Directions for this task: In the listing below, find each line holding "lines" and copy it.

Materials provided:
━━━━━━━━━━━━━━━━━━━━
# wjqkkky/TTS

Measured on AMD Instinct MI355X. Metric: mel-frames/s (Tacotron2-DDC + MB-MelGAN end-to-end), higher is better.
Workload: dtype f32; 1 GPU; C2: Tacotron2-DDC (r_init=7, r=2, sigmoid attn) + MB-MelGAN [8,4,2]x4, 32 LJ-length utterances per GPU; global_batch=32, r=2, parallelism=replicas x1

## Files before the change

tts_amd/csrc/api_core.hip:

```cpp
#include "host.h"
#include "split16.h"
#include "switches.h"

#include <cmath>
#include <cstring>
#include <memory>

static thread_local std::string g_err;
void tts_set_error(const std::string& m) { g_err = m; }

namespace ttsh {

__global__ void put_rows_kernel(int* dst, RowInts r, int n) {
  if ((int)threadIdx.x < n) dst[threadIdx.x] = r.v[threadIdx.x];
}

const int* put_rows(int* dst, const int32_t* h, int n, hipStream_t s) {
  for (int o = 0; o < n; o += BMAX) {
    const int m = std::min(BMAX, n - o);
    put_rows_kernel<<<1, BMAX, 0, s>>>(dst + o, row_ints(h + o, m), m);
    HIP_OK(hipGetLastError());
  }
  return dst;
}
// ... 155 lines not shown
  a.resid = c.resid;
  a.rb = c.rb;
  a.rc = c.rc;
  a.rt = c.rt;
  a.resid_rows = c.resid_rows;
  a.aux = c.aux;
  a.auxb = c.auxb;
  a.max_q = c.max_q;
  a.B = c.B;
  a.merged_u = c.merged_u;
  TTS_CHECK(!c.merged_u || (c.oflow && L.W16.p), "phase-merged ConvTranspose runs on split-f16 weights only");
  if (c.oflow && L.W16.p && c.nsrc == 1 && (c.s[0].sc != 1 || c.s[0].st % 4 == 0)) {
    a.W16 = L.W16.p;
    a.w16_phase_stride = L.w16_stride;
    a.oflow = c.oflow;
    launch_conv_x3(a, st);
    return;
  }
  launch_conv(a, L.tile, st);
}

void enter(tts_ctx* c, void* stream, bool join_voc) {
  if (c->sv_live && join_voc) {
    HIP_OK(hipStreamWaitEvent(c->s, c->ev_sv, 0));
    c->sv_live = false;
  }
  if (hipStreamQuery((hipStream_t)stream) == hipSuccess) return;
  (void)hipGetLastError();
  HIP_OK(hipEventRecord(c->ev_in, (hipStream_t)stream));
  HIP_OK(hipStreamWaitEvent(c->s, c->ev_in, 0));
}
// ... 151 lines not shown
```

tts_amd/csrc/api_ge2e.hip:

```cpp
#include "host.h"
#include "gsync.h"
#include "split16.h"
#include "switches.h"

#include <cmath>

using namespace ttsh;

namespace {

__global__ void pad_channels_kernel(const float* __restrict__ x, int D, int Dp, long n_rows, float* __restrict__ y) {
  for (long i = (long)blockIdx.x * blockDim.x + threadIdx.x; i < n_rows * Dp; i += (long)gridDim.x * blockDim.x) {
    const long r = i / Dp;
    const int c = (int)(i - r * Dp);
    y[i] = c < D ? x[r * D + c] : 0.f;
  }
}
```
━━━━━━━━━━━━━━━━━━━━
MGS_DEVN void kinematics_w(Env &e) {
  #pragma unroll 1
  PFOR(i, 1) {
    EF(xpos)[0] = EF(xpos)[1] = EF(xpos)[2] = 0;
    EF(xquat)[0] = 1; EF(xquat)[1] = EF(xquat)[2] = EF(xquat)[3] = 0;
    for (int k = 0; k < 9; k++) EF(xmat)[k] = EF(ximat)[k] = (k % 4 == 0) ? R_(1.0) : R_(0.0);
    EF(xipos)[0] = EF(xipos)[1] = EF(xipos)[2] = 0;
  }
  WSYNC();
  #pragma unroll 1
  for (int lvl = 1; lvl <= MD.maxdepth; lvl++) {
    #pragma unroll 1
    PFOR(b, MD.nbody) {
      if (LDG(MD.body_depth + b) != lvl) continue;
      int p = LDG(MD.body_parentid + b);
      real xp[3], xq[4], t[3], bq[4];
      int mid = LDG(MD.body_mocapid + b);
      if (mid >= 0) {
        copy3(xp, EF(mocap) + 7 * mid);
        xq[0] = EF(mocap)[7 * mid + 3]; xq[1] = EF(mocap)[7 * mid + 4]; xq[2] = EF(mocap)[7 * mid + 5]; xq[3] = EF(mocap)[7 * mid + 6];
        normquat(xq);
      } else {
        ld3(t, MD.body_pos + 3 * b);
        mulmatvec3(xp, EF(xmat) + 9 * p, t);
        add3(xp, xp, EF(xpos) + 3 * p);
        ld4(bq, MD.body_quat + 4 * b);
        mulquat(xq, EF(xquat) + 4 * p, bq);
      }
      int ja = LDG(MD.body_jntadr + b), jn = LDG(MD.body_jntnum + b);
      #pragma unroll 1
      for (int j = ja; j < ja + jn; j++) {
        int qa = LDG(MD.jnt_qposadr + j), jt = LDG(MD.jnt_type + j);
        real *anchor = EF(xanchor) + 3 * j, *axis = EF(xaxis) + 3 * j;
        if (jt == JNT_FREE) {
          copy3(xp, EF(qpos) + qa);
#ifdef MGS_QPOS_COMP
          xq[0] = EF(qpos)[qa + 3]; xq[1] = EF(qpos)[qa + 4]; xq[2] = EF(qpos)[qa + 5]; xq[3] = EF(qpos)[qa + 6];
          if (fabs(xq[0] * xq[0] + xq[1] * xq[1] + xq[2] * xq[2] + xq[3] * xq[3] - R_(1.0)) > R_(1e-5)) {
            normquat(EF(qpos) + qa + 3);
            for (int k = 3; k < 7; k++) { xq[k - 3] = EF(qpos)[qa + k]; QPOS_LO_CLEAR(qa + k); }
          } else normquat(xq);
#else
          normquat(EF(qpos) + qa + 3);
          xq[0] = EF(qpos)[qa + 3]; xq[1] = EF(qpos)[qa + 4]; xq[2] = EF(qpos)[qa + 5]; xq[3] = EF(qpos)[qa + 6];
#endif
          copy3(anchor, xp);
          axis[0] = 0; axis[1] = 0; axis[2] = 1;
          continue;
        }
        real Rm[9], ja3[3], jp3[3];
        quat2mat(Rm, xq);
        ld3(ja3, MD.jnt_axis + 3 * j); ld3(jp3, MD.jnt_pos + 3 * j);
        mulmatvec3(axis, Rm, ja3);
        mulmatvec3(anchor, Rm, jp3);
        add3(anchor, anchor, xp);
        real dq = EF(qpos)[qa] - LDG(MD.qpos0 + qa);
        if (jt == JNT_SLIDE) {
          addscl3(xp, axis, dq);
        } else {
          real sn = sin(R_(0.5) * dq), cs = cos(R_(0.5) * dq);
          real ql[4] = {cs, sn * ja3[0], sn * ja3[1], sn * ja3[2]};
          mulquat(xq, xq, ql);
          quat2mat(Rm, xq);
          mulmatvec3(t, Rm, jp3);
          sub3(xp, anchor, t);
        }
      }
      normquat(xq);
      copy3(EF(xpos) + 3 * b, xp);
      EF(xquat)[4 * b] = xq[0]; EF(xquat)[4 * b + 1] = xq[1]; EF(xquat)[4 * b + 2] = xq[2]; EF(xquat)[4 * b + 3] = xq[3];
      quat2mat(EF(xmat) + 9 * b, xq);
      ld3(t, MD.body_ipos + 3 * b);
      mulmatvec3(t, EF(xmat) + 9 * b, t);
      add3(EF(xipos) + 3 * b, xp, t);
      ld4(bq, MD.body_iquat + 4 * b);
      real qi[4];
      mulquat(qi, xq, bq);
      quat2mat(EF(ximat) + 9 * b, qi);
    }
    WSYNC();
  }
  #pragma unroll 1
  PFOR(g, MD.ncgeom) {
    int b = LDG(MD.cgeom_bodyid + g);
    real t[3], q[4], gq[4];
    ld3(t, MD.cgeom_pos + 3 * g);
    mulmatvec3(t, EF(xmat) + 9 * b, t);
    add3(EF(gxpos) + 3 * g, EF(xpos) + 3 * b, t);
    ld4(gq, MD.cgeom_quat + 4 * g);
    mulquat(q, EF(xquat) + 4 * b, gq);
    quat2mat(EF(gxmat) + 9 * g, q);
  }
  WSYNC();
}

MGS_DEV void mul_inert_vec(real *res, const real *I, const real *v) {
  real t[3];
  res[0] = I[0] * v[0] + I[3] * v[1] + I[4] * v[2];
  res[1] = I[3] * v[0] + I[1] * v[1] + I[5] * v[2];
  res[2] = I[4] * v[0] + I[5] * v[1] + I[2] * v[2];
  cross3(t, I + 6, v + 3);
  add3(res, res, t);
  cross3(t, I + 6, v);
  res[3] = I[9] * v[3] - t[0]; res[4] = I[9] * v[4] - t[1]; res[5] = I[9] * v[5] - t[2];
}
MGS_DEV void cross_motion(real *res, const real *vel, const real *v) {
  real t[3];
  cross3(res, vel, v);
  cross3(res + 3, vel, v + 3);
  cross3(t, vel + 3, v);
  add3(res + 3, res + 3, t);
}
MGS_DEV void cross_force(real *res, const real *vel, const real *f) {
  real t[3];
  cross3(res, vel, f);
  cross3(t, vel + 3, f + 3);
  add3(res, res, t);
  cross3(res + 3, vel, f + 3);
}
━━━━━━━━━━━━━━━━━━━━
Task result:
// ... 155 lines not shown
// ... 151 lines not shown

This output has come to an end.